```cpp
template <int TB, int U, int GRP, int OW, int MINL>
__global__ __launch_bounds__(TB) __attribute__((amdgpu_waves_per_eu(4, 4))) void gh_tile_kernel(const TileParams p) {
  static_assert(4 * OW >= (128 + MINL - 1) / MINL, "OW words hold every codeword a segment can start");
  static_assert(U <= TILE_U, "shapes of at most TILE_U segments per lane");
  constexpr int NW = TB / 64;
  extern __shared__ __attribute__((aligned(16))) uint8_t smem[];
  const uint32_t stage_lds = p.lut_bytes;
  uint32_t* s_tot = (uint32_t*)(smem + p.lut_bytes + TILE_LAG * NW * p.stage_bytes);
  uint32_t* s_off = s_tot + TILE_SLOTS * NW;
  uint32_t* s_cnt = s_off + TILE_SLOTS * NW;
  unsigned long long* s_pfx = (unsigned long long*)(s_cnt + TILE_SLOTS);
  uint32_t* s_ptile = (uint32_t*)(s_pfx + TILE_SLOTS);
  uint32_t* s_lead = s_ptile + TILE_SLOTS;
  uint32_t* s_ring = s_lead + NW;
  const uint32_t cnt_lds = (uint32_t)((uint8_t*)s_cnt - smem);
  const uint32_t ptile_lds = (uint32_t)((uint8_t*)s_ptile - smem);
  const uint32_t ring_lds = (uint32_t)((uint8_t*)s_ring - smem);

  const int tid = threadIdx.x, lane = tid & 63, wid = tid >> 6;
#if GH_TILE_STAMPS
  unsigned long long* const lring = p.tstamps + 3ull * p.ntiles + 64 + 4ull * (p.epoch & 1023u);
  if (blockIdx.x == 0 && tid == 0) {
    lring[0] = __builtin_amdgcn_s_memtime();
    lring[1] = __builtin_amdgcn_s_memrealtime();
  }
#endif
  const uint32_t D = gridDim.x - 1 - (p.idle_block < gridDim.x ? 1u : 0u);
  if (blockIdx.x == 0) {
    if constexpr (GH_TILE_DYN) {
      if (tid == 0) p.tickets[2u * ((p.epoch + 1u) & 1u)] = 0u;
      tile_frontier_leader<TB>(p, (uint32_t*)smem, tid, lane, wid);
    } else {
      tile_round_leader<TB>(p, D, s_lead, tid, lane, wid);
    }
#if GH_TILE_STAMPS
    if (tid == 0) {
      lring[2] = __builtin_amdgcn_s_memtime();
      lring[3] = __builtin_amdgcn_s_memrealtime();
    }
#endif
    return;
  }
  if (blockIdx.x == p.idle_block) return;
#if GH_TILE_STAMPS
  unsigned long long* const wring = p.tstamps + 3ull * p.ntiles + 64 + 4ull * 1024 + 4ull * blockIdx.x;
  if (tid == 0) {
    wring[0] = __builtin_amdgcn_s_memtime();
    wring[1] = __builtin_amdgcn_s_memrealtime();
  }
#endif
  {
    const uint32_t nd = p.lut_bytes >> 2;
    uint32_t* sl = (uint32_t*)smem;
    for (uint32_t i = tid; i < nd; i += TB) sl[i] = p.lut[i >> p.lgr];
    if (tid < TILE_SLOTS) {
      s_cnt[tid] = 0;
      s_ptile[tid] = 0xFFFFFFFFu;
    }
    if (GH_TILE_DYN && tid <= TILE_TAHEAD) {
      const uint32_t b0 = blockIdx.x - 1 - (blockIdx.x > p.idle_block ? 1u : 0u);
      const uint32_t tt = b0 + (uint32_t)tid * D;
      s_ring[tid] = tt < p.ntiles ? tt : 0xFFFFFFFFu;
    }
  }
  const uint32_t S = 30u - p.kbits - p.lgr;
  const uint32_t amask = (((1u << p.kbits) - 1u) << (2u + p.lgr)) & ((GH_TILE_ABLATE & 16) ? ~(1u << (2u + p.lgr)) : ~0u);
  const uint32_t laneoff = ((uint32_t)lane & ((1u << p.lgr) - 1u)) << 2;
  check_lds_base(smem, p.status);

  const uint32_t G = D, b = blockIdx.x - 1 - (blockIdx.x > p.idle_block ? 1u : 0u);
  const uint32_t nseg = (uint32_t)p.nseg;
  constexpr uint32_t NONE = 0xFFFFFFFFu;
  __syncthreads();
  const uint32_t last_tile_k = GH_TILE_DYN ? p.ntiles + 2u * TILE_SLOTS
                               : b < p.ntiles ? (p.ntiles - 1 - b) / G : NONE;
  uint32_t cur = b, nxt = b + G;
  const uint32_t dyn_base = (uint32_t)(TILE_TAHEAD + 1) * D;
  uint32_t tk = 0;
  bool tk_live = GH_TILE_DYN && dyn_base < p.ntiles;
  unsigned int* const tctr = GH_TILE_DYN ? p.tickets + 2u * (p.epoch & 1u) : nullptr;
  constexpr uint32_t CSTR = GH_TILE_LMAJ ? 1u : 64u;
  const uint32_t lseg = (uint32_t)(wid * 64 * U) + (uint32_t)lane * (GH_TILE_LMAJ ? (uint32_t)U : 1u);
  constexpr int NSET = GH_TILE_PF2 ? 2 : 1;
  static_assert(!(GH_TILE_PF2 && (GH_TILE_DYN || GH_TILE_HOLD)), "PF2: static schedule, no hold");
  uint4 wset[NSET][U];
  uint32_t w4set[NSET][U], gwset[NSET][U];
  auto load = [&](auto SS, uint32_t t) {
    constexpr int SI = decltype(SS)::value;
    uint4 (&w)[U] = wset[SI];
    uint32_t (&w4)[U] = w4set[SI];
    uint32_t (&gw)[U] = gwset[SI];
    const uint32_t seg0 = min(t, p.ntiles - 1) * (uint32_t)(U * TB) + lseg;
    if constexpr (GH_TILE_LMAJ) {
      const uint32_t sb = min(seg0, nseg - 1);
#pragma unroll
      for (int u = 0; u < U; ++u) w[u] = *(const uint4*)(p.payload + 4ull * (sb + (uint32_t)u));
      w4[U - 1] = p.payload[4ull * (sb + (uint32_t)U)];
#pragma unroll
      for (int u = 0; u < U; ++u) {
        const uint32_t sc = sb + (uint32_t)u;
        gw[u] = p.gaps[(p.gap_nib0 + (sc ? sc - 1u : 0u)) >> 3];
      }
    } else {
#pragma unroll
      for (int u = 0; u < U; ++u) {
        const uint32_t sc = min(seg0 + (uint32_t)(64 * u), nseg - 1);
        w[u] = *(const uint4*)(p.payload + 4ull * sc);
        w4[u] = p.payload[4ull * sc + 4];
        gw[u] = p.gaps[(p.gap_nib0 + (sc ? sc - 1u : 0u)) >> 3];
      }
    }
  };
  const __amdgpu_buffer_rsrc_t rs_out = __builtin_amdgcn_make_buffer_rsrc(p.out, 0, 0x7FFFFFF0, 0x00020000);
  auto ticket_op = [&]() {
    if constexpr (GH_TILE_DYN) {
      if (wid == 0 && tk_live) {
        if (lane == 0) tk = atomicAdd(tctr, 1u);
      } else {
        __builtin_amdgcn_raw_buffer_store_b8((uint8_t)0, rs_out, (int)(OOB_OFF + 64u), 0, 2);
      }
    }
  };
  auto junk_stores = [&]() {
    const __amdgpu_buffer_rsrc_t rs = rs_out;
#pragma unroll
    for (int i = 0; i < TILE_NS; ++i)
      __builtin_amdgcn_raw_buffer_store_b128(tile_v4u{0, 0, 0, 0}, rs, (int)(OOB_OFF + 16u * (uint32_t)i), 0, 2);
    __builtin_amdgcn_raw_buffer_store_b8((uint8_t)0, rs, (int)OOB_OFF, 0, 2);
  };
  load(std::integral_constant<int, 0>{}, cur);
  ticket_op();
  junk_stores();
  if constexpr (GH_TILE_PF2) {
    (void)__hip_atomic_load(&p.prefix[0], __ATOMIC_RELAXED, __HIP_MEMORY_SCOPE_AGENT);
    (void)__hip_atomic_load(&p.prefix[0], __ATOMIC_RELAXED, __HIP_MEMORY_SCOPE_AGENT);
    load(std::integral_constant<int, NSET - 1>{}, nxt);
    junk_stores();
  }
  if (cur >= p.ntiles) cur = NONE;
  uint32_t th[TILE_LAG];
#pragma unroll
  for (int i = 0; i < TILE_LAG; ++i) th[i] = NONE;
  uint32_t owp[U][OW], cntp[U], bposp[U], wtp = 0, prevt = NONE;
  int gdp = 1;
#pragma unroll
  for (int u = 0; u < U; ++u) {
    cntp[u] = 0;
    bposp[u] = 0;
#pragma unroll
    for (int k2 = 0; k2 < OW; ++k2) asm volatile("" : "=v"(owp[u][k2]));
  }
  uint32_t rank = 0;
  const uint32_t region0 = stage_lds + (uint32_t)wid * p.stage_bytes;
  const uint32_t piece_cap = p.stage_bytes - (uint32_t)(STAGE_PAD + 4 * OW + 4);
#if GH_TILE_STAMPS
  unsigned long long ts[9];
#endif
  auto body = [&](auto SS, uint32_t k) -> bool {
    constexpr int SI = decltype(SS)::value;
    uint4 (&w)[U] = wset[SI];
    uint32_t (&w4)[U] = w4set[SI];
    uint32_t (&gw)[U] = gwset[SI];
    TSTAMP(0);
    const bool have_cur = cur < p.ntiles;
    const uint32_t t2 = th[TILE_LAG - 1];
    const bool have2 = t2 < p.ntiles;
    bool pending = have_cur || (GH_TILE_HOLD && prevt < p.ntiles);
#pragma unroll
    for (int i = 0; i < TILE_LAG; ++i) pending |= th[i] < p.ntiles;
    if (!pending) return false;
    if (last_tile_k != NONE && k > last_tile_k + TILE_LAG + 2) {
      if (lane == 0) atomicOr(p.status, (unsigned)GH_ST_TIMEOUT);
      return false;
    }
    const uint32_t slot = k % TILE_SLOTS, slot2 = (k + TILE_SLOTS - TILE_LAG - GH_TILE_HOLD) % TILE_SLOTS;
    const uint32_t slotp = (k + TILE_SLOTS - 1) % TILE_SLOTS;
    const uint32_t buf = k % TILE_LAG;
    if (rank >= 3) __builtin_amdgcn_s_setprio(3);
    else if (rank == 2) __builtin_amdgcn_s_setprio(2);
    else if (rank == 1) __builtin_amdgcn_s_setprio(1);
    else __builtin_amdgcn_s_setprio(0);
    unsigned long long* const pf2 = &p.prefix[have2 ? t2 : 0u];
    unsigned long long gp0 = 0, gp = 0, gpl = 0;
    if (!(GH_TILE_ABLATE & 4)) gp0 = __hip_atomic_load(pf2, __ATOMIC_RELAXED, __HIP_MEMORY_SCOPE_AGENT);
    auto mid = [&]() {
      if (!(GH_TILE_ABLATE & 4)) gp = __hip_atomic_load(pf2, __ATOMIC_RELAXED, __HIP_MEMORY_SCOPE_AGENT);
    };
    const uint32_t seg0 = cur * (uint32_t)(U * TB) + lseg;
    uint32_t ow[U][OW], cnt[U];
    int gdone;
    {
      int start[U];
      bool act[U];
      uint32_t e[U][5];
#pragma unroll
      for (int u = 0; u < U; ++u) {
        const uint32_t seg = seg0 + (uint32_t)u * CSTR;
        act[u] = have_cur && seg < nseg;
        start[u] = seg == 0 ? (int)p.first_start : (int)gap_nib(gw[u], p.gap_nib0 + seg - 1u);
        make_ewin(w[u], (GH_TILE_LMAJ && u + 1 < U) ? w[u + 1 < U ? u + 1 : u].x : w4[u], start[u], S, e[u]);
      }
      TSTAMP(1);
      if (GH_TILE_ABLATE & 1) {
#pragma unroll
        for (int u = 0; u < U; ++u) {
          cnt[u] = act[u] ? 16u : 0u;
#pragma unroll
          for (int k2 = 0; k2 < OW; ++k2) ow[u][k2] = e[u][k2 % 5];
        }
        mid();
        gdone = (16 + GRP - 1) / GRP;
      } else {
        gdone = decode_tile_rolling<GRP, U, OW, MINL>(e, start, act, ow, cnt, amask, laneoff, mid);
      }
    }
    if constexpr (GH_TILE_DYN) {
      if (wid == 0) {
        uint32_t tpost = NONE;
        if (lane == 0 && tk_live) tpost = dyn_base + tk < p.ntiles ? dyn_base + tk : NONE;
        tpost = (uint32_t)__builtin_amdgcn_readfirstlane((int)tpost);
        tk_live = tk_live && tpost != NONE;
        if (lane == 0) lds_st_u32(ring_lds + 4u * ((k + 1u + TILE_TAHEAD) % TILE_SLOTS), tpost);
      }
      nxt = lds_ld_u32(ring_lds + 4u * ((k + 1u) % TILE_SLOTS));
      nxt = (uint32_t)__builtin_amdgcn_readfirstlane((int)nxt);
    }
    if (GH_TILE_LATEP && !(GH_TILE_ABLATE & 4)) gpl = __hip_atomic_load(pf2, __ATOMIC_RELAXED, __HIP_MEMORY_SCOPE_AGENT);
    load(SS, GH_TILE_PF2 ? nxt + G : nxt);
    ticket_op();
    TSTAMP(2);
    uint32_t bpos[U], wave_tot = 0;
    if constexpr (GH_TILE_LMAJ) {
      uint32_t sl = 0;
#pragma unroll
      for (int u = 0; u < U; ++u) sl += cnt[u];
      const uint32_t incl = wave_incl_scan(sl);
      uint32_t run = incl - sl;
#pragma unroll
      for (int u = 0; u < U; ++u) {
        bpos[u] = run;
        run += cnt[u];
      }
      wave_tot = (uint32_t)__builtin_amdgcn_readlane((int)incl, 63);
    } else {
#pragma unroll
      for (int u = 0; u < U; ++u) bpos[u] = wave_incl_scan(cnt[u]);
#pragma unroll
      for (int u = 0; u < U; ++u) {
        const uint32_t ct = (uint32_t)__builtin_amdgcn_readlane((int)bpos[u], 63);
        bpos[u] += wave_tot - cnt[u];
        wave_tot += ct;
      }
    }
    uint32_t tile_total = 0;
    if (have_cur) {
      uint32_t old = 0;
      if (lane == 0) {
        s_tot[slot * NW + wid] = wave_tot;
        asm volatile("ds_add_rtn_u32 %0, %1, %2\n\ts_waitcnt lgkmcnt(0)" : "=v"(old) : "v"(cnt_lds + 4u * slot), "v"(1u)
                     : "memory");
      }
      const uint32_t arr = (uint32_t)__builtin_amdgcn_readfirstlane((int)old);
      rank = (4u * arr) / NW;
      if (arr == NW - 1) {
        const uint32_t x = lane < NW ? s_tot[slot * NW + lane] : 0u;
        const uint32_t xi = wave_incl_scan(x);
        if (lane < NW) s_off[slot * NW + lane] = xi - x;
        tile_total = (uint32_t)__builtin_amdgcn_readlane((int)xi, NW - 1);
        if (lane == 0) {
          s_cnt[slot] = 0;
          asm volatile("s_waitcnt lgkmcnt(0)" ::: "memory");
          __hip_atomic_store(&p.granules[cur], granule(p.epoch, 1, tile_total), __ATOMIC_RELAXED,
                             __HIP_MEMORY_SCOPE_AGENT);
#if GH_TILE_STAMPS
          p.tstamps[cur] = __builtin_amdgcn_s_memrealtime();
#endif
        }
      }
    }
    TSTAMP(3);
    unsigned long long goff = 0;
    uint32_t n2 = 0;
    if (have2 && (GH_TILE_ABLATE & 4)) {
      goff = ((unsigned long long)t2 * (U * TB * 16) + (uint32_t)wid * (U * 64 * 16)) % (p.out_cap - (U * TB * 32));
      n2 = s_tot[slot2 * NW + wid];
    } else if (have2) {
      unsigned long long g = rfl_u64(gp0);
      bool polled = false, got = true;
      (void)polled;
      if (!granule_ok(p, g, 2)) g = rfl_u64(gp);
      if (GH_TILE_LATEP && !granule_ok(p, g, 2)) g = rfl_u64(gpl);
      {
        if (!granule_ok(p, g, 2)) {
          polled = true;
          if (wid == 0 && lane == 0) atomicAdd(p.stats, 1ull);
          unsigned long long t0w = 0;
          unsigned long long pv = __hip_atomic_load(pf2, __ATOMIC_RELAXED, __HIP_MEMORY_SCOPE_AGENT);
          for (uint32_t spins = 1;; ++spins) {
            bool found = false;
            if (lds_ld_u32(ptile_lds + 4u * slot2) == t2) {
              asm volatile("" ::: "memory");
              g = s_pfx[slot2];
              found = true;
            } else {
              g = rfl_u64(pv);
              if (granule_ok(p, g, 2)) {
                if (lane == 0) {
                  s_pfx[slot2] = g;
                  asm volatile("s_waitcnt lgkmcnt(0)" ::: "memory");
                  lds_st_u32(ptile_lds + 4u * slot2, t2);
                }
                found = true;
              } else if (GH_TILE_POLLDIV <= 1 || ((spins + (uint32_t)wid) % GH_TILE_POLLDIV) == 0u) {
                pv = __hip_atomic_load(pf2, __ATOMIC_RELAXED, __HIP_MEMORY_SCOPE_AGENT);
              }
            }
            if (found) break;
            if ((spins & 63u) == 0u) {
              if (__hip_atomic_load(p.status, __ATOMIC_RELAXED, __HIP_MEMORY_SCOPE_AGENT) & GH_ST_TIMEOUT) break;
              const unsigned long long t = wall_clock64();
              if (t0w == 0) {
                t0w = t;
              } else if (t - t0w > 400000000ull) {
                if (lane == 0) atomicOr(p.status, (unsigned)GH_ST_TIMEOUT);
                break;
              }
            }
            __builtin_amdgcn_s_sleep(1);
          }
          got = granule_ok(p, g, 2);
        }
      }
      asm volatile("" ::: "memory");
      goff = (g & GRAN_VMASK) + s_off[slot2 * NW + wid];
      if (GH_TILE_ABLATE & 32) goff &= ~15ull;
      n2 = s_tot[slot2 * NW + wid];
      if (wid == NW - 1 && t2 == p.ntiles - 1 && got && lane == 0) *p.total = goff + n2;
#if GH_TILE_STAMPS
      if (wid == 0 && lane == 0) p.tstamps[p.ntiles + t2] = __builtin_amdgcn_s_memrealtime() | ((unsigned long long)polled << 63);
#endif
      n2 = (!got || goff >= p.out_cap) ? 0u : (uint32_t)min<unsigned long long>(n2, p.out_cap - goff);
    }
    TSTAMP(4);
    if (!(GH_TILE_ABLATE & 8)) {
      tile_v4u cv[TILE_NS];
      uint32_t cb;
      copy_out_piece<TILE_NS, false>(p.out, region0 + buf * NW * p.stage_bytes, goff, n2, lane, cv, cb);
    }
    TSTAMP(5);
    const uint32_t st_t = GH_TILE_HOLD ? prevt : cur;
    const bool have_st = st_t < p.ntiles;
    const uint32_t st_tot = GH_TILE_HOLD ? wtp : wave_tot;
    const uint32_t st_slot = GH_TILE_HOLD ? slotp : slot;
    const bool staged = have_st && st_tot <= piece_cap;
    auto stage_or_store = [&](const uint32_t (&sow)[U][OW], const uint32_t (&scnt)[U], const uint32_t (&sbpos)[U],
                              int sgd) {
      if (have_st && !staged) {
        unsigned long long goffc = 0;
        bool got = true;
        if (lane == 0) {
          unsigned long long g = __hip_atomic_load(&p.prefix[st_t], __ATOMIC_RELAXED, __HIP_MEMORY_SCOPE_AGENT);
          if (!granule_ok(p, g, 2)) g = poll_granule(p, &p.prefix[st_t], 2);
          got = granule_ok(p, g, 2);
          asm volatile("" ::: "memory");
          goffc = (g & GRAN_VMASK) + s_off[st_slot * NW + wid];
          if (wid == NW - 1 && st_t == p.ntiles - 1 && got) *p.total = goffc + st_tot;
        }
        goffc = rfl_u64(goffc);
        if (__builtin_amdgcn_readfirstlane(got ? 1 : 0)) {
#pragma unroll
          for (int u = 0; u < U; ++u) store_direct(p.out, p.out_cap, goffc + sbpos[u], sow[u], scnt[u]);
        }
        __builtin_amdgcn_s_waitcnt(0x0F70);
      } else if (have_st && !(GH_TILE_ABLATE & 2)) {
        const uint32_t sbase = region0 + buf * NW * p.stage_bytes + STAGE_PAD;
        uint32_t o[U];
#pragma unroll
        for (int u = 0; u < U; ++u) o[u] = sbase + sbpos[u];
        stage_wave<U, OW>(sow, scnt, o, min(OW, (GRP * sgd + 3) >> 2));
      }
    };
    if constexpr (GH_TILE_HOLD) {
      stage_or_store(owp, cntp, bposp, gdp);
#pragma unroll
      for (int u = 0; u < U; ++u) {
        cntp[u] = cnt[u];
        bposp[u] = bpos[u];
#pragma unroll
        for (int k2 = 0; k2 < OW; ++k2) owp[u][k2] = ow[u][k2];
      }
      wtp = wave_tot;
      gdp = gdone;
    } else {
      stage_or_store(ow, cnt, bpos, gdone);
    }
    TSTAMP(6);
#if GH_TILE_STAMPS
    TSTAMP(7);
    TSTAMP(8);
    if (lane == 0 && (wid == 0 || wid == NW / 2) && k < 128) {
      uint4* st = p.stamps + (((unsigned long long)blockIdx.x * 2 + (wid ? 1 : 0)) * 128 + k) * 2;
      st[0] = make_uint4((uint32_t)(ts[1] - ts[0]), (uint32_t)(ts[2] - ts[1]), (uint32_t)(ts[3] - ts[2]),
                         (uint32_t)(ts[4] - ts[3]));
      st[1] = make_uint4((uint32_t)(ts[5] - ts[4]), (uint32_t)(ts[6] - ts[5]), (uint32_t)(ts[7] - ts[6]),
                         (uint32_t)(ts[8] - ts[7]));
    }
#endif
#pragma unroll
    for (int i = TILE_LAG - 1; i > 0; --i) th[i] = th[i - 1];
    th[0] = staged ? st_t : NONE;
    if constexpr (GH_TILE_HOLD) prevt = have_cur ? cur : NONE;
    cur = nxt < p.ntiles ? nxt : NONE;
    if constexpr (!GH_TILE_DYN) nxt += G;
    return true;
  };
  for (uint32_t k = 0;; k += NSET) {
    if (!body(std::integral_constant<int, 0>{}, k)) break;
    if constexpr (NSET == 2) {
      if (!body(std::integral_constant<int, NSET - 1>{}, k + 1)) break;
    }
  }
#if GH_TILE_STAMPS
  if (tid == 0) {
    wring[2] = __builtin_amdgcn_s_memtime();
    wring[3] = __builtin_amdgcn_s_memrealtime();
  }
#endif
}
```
════════════════════
◆ TASK DETAILS
Number of lines in the records above holding the word "false": state it and nothing else.

◆ WRITTEN REPLY
5